======== Input data ========
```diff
@@ -598,7 +630,7 @@
                         acc_res += rsv_add; my_dang += dang; acc_pops++; acc_relax += deg;
                         ebeg = spare ? srcq : (uint32_t)(rw >> 32);
                         cnt = inc ? deg : 0u;
-                        if (cnt) tout[ebase + lane] = inc;
+                        if (cnt && !inl) tout[ebase + lane] = inc;
                         winc[lane] = inc;
                         if (cnt > TEAM_HEAVY) {
                             const uint32_t hi = atomicAdd(&s_nheavy, 1u);
@@ -651,7 +683,7 @@
                                 dst[k] = TEAM_EMPTY;
                             }
                         }
-                        team_emit(word, dst, s_fill, mout);
+                        team_emit(word, dst, s_fill, mout, vout, vout ? winc[si] : 0ull);
                     }
                     TSTAMP(3);
                 }
@@ -674,6 +706,7 @@
                     if (k == TEAM_EMPTY) { TSTAMP_SLEEP(9, 1, 30); continue; }
                     const TeamArgs a = team_args();
                     uint32_t *mout = a->msg + ((uint64_t)team * 2 + (g & 1u)) * cap_total;
+                    uint64_t *vout = inl ? a->msgv + ((uint64_t)team * 2 + (g & 1u)) * cap_total : nullptr;
                     const uint32_t *colt = a->colt;
                     uint32_t eb = 0, dgh = 0, ent = 0, c0 = 0;
                     uint64_t hinc = 0;
@@ -706,7 +739,7 @@
                             }
                         }
                     }
-                    team_emit(word, dst, s_fill, mout);
+                    team_emit(word, dst, s_fill, mout, vout, hinc);
                 }
             }
             TSTAMP(6);
@@ -716,9 +749,10 @@
                 const TeamArgs a = team_args();
                 uint32_t *mout = a->msg + ((uint64_t)team * 2 + (g & 1u)) * cap_total;
                 uint64_t *tout = a->inct + (((uint64_t)team * 2 + (g & 1u)) * T + me) * tstride;
+                uint64_t *vout = a->msgv + ((uint64_t)team * 2 + (g & 1u)) * cap_total;
                 if (tid == 0 && s_dang) {
                     const uint32_t ent = s_ncross, pos = atomicAdd(&s_fill[src_owner], 1u);
-                    tout[ent] = s_dang;
+                    if (inl) vout[pos] = s_dang; else tout[ent] = s_dang;
                     mout[pos] = src_local | (ent << TEAM_LBITS);
                 }
                 if ((uint32_t)tid < H) {
@@ -728,8 +762,9 @@
                         if (hv) {
                             s_hub[h] = 0;
                             const uint32_t tg = h < (uint32_t)TEAM_THREADS ? hub_tg0 : hubtgt[h], ent = s_ncross + 1 + atomicAdd(&s_hubent, 1u);
-                            tout[ent] = hv;
-                            mout[atomicAdd(&s_fill[tg >> TEAM_LBITS], 1u)] = (tg & TEAM_LMASK) | (ent << TEAM_LBITS);
+                            const uint32_t pos = atomicAdd(&s_fill[tg >> TEAM_LBITS], 1u);
+                            if (inl) vout[pos] = hv; else tout[ent] = hv;
+                            mout[pos] = (tg & TEAM_LMASK) | (ent << TEAM_LBITS);
                         }
                     }
                 }
```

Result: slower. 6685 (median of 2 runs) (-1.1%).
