diff --git a/meshclust_amd/csrc/host/bandid.hpp b/meshclust_amd/csrc/host/bandid.hpp
--- /dev/null
+++ b/meshclust_amd/csrc/host/bandid.hpp
@@ -0,0 +1,44 @@
+#pragma once
+#include <algorithm>
+#include <cstdint>
+
+#include "band.hpp"
+
+namespace mc {
+
+constexpr int DIAG_KMAX = 8;
+constexpr double BANDID_MARGIN = 1e-9;
+
+inline int64_t diag_count(int64_t la, int64_t lb, int64_t w) { return 2 * w + (la > lb ? la - lb : lb - la) + 1; }
+
+inline int diag_lane_k(int64_t la, int64_t lb, int64_t w) {
+  if (la <= 0 || lb <= 0 || w < 0) return 0;
+  const int64_t nd = diag_count(la, lb, w);
+  const int64_t k = 2 * ((nd + 127) / 128);
+  return k <= DIAG_KMAX ? (int)k : 0;
+}
+
+inline bool diag_takes(int64_t la, int64_t lb, int64_t w) { return la + lb < 65535 && diag_lane_k(la, lb, w) != 0; }
+
+inline uint64_t diag_swept(uint64_t la, uint64_t lb, int k) { return 32ull * (uint64_t)k * (la + lb); }
+
+inline int32_t band_w_lemma(int64_t la, int64_t lb, double cutoff) {
+  const double c = cutoff - BANDID_MARGIN;
+  if (!(c > 0.75) || la <= 0 || lb <= 0) return -1;
+  const int64_t m = std::max(la, lb);
+  const int64_t T = (int64_t)((4.0 * c - 3.0) * (double)m);
+  const int64_t diff = la > lb ? la - lb : lb - la;
+  const int64_t q = std::min(la, lb) - diff - 4 - T;
+  const int64_t w = q < 0 ? 0 : q / 3;
+  return w >= (1 << 27) ? -1 : (int32_t)w;
+}
+
+inline int32_t band_w_cutoff(int64_t la, int64_t lb, double cutoff) {
+  const int32_t w = band_w_lemma(la, lb, cutoff);
+  if (w < 0) return -1;
+  const int k = diag_lane_k(la, lb, w);
+  if (k == 0 || la + lb >= 65535 || 20 * diag_swept((uint64_t)la, (uint64_t)lb, k) > 13 * (uint64_t)la * (uint64_t)lb) return -1;
+  return w;
+}
+
+}
diff --git a/meshclust_amd/csrc/host/cluster.hpp b/meshclust_amd/csrc/host/cluster.hpp
--- a/meshclust_amd/csrc/host/cluster.hpp
+++ b/meshclust_amd/csrc/host/cluster.hpp
@@ -38,6 +38,7 @@
   uint64_t update_evals_run = 0;
   uint64_t nw_pairs = 0, nw_cells = 0;
   uint64_t nw_screened = 0;
+  uint64_t nw_banded = 0, nw_band_uncertified = 0, nw_band_fallback = 0;
   uint64_t align_nw_pairs = 0, align_nw_cells = 0;
   std::string accum_path;
   std::string update_path;
diff --git a/meshclust_amd/csrc/host/common.hpp b/meshclust_amd/csrc/host/common.hpp
--- a/meshclust_amd/csrc/host/common.hpp
+++ b/meshclust_amd/csrc/host/common.hpp
@@ -17,6 +17,8 @@
 int mc_nw_identity_strands(mc_ctx *, const uint32_t *, const uint32_t *, const uint8_t *, uint64_t, double *, int32_t *,
                            int32_t *) __attribute__((weak));
 int mc_qgram_common(mc_ctx *, const uint32_t *, const uint32_t *, const uint8_t *, uint64_t, int, uint32_t *) __attribute__((weak));
+int mc_nw_identity_band(mc_ctx *, const uint32_t *, const uint32_t *, const uint8_t *, uint64_t, const int32_t *, int, double *,
+                        int32_t *, int32_t *, int32_t *, uint8_t *) __attribute__((weak));
 }
 
 namespace mc {
diff --git a/meshclust_amd/csrc/host/runner.cpp b/meshclust_amd/csrc/host/runner.cpp
--- a/meshclust_amd/csrc/host/runner.cpp
+++ b/meshclust_amd/csrc/host/runner.cpp
@@ -365,6 +365,9 @@
   rr.stats.nw_pairs = tr.nw_pairs;
   rr.stats.nw_cells = tr.nw_cells;
   rr.stats.nw_screened = tr.nw_screened;
+  rr.stats.nw_banded = tr.nw_banded;
+  rr.stats.nw_band_uncertified = tr.nw_band_uncertified;
+  rr.stats.nw_band_fallback = tr.nw_band_fallback;
   if (opt.both_strands) {
     Scope s(rr.timer, "orient");
     std::vector<uint32_t> a, b;
@@ -412,6 +415,9 @@
   if (!rr.stats.update_path.empty()) o += ", \"update_path\": \"" + rr.stats.update_path + "\"";
   o += ", \"update_iters_fixed\": " + std::to_string(rr.stats.update_iters_fixed);
   o += ", \"update_evals_run\": " + std::to_string(rr.stats.update_evals_run);
+  o += ", \"nw_banded\": " + std::to_string(rr.stats.nw_banded);
+  o += ", \"nw_band_uncertified\": " + std::to_string(rr.stats.nw_band_uncertified);
+  o += ", \"nw_band_fallback\": " + std::to_string(rr.stats.nw_band_fallback);
   o += ", \"phases_ms\": {";
   for (size_t i = 0; i < rr.timer.order.size(); i++) {
     snprintf(b, sizeof b, "%s\"%s\": %.3f", i ? ", " : "", rr.timer.order[i].c_str(), rr.timer.ms.at(rr.timer.order[i]));
diff --git a/meshclust_amd/csrc/host/trainer.cpp b/meshclust_amd/csrc/host/trainer.cpp
--- a/meshclust_amd/csrc/host/trainer.cpp
+++ b/meshclust_amd/csrc/host/trainer.cpp
@@ -1,6 +1,7 @@
 #include "trainer.hpp"
 
 #include "lazysort.hpp"
+#include "bandid.hpp"
 #include "qscreen.hpp"
 
 #include <algorithm>
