class OptEntry(ctypes.Structure):
    _fields_ = [("param", _vp), ("momentum", _vp), ("ema", _vp), ("numel", _c_i64), ("group", _c_i32), ("_pad", _c_i32), ("second", _vp), ("acc", _vp)]


class OptState(ctypes.Structure):
    _fields_ = [("clip", _c_f32), ("norm", _c_f32), ("ema_d", _c_f32), ("ema_1md", _c_f32), ("updates", _c_i64), ("steps", _c_i64), ("inv_bc1", _c_f32),
                ("bc2_sqrt", _c_f32), ("c0", _c_f32), ("c1", _c_f32), ("c2", _c_f32), ("c3", _c_f32), ("mu_product", ctypes.c_double)]


assert ctypes.sizeof(OptState) == 64

_lib = None
_lock = threading.Lock()


def build(verbose=False):
    jobs = str(min(8, os.cpu_count() or 1))
    proc = subprocess.run(["make", "-C", str(CSRC_DIR), "-j", jobs], capture_output=True, text=True)
    if proc.returncode != 0:
        raise RuntimeError(f"building libyolo_mi355.so failed:\n{proc.stdout[-4000:]}\n{proc.stderr[-4000:]}")
    if verbose:
        print(proc.stdout[-2000:])
    return LIB_PATH


def lib():
    global _lib
    if _lib is None:
        with _lock:
            if _lib is None:
                if not LIB_PATH.exists():
                    raise RuntimeError(
                        f"{LIB_PATH} is missing: build it with improving_yolov8_cbam_swinblock_amd._lib.build() "
                        "(make -C csrc); this package has no CPU or PyTorch fallback"
                    )
                handle = ctypes.CDLL(str(LIB_PATH))
                missing = []
                for name, (res, args) in _SIGNATURES.items():
                    try:
                        fn = getattr(handle, name)
                    except AttributeError:
                        missing.append(name)
                        continue
                    fn.restype = res
                    fn.argtypes = args
                if missing:
                    raise RuntimeError(f"{LIB_PATH} is stale, missing symbols {missing}: rebuild with make -C csrc")
                _lib = handle
    return _lib


def exported_symbols():
    return list(_SIGNATURES)


def check(rc, what=""):
    if rc != 0:
        msg = lib().ymi_last_error().decode("utf-8", "replace")
        raise RuntimeError(f"libyolo_mi355 {what} failed ({rc}): {msg}")


def ymi_dtype(dt):
    if dt == torch.float32:
        return YMI_F32
    if dt == torch.bfloat16:
        return YMI_BF16
    raise TypeError(f"libyolo_mi355 computes in float32 or bfloat16, got {dt}")


def chunk_elems(dt):
    return 8 if dt == torch.bfloat16 else 4


def is_nhwc(t):
    if t.dim() != 4:
        return False
    n, c, h, w = t.shape
    sn, sc, sh, sw = t.stride()
    if c > 1 and sc != 1:
        return False
    ld = sw if w > 1 else (sh if h > 1 else (sn if n > 1 else c))
    if w > 1 and h > 1 and sh != w * ld:
        return False
    if (h > 1 or w > 1) and n > 1 and sn != h * w * ld:
        return False
    return ld >= c


def as_ymi(t):
    if not t.is_cuda:
        raise RuntimeError("libyolo_mi355 kernels need tensors on the MI355X (cuda) device; there is no CPU path")
    if t.dim() == 4:
        if not is_nhwc(t):
            raise RuntimeError(f"expected NHWC memory for a logical NCHW tensor, got shape {tuple(t.shape)} strides {t.stride()}")
        n, c, h, w = t.shape
        sn, sc, sh, sw = t.stride()
        ld = sw if w > 1 else (sh if h > 1 else (sn if n > 1 else c))
        return YmiTensor(t.data_ptr(), n, h, w, c, ld, ymi_dtype(t.dtype), 0)
    if t.dim() == 2:
        rows, c = t.shape
        if c > 1 and t.stride(1) != 1:
            raise RuntimeError("token matrix must have unit channel stride")
        ld = t.stride(0) if rows > 1 else c
        return YmiTensor(t.data_ptr(), 1, 1, rows, c, ld, ymi_dtype(t.dtype), 0)
    raise RuntimeError(f"unsupported tensor rank {t.dim()}")
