# cxjyxxme/deep-online-video-stabilization

Measured on AMD Instinct MI355X. Metric: stabilized frames/sec (720p, before_ch=31), higher is better.
Workload: dtype f32 (bf16x3 split MFMA, f32 accumulate); 1 GPU; BASELINE.json configs[1]: v2_93 net, 1280x720, 1 stream(s)/GPU, batch=1 per stream, 13-ch stack from a 32-deep ring (lags 1,2,4,8,16,32; --before-ch 31 ignored as in the reference), ResNet-v2-50 regressor + 4x4 multi-grid warp + feedback; one independent stream set per GPU (replicas only); height=720, width=1280, streams_per_gpu=1, refine=1, operand_mode=4, launches_per_frame=64, hip_graph=True

## Files before the change

deep-online-video-stabilization_amd/csrc/conv.h:

```cpp
#pragma once
#include "common.h"

struct ConvArgs {
    const float* x;
    const float* w;
    float* y;
    const float* bias;
    const float* in_scale;
    const float* in_shift;
    const float* residual;
    const float* out_scale;
    const float* out_shift;
    const float* out_floor;
    float* partial;
    int N, H, W, Cin, Ho, Wo, Cout, KH, KW, stride, pad;
    int up;
    int res_H, res_W, res_stride;
    int relu_out;
    int x_ld, res_ld;
    int M, K;
    int splitk, steps_per_split;
    int cin_real;
    unsigned div_hw_mul, div_hw_shift, div_w_mul, div_w_shift;
    int rowrun;
    int in_scale_expected;
    int xcd_swizzle;
};

size_t conv_plan(ConvArgs& a);
struct Prof;
int conv_launch(const ConvArgs& a, hipStream_t st, Prof* prof = nullptr, int bf16_operands = 0, const float* w_img = nullptr,
                bool lowk_ring = false);

enum ConvFamily {
    CONV_IGEMM,
    CONV_RING,
    CONV_RING_KG,
    CONV_RING_PRO,
    CONV_PACKED,
    CONV_PACKED_KG2
};
struct ConvRoute {
    int family;
    int tile, bk, nbuf;
    int mode;
    int operand;
    int kg, pro;
    int reduce;
    int prof_kind;
};
ConvRoute conv_route(const ConvArgs& a, int operand_mode, bool has_image, bool bound, bool lowk_ring = false );
const char* conv_prof_kind_name(int kind);
size_t conv_weight_image_floats(int Cout, int K);
int launch_weight_split_image(const float* w, int Cout, int K, float* img, hipStream_t st);
struct WeightImageTable { long w_off[64], img_off[64], tprefix[65]; int Cout[64], K[64]; int n; };
void weight_image_table_add(WeightImageTable& t, long w_off, long img_off, int Cout, int K);
int launch_weight_split_images(const float* w_base, float* img_base, const WeightImageTable& t, hipStream_t st);
int conv_reduce_launches(const ConvArgs& a, int operand_mode = 0);

struct ConvPair { int m_tower, x_tower_floats ; long dx, dy, dres, dscale; };
bool conv_pair_supported(const ConvArgs& a);
int conv_launch_pair(const ConvArgs& a, const ConvPair& pr, hipStream_t st, Prof* prof = nullptr,
                     const float* w_img = nullptr );

bool conv_b2b_supported(const ConvArgs& c2, const ConvArgs& c3);
int conv_b2b_launch(const ConvArgs& c2, const ConvArgs& c3, hipStream_t st, Prof* prof = nullptr);

static inline void sn_fastdiv_make(unsigned d, unsigned& mul, unsigned& shift) {
    unsigned l = 0;
    while ((1ull << l) < d) ++l;
    mul = (unsigned)((((1ull << l) - d) << 32) / d + 1);
    shift = l;
}
#ifdef __HIPCC__
__device__ __forceinline__ int sn_fastdiv(int n, unsigned mul, unsigned shift) {
    return (int)((__umulhi(mul, (unsigned)n) + (unsigned)n) >> shift);
}
#endif
```

deep-online-video-stabilization_amd/csrc/conv.hip:

```cpp
#include "conv.h"
#include "prof.h"
#include <climits>
#include <cstdio>
#include <cstdlib>
#include <algorithm>
#include <string>
#include <vector>

#include "conv_kernel.h"
#include "conv_ring_kernel.h"
#include "conv_b2b_kernel.h"

template <int PAIR>
__device__ __forceinline__ void conv_splitk_reduce_body(const ConvArgs& p, const ConvPair& pr) {
    const size_t q = (size_t)blockIdx.x * 256 + threadIdx.x;
    const int c4n = p.Cout / 4;
    if (q >= (size_t)p.M * c4n) return;
    const int m = (int)(q / c4n);
    const int n = (int)(q - (size_t)m * c4n) * 4;
    const bool t1 = PAIR && m >= pr.m_tower;
    const size_t slab = (size_t)p.M * p.Cout;
    const float* src = p.partial + (size_t)m * p.Cout + n;
    float4 s = *reinterpret_cast<const float4*>(src);
    for (int z = 1; z < p.splitk; ++z) {
        const float4 t = *reinterpret_cast<const float4*>(src + z * slab);
        s.x += t.x; s.y += t.y; s.z += t.z; s.w += t.w;
    }
    if (p.bias != nullptr) {
        const float4 b = *reinterpret_cast<const float4*>(p.bias + n);
        s.x += b.x; s.y += b.y; s.z += b.z; s.w += b.w;
    }
    if (p.residual != nullptr) {
        size_t ri;
        if (p.res_stride == 1 && p.res_H == p.Ho && p.res_W == p.Wo) {
            ri = (size_t)m * p.res_ld + n;
        } else {
            const int img = sn_fastdiv(m, p.div_hw_mul, p.div_hw_shift);
            const int rr = m - img * (p.Ho * p.Wo);
            const int oy = sn_fastdiv(rr, p.div_w_mul, p.div_w_shift), ox = rr - oy * p.Wo;
            ri = (((size_t)img * p.res_H + oy * p.res_stride) * p.res_W + ox * p.res_stride) * p.res_ld + n;
        }
        const float4 t = *reinterpret_cast<const float4*>(p.residual + (t1 ? pr.dres : 0) + ri);
        s.x += t.x; s.y += t.y; s.z += t.z; s.w += t.w;
    }
    if (p.out_scale != nullptr) {
        const float4 a = *reinterpret_cast<const float4*>(p.out_scale + n), b = *reinterpret_cast<const float4*>(p.out_shift + n);
        s.x = __builtin_fmaf(s.x, a.x, b.x); s.y = __builtin_fmaf(s.y, a.y, b.y);
        s.z = __builtin_fmaf(s.z, a.z, b.z); s.w = __builtin_fmaf(s.w, a.w, b.w);
    }
    if (p.out_scale != nullptr && p.out_floor != nullptr) {
        const float4 f = *reinterpret_cast<const float4*>(p.out_floor + n);
        s.x = fmaxf(s.x, f.x); s.y = fmaxf(s.y, f.y); s.z = fmaxf(s.z, f.z); s.w = fmaxf(s.w, f.w);
    } else if (p.relu_out) {
        s.x = fmaxf(s.x, 0.f); s.y = fmaxf(s.y, 0.f); s.z = fmaxf(s.z, 0.f); s.w = fmaxf(s.w, 0.f);
    }
    *reinterpret_cast<float4*>(p.y + (t1 ? pr.dy : 0) + (size_t)m * p.Cout + n) = s;
}
__global__ __launch_bounds__(256) void conv_splitk_reduce_kernel(const ConvArgs p) {
    conv_splitk_reduce_body<0>(p, ConvPair{});
}
__global__ __launch_bounds__(256) void conv_splitk_reduce_pair_kernel(const ConvArgs p, const ConvPair pr) {
    conv_splitk_reduce_body<1>(p, pr);
}
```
========
**Problem details:**
Would you copy each line of the records that contains "unsigned"?

**Answer box:**
    unsigned div_hw_mul, div_hw_shift, div_w_mul, div_w_shift;
static inline void sn_fastdiv_make(unsigned d, unsigned& mul, unsigned& shift) {
    unsigned l = 0;
    mul = (unsigned)((((1ull << l) - d) << 32) / d + 1);
__device__ __forceinline__ int sn_fastdiv(int n, unsigned mul, unsigned shift) {
    return (int)((__umulhi(mul, (unsigned)n) + (unsigned)n) >> shift);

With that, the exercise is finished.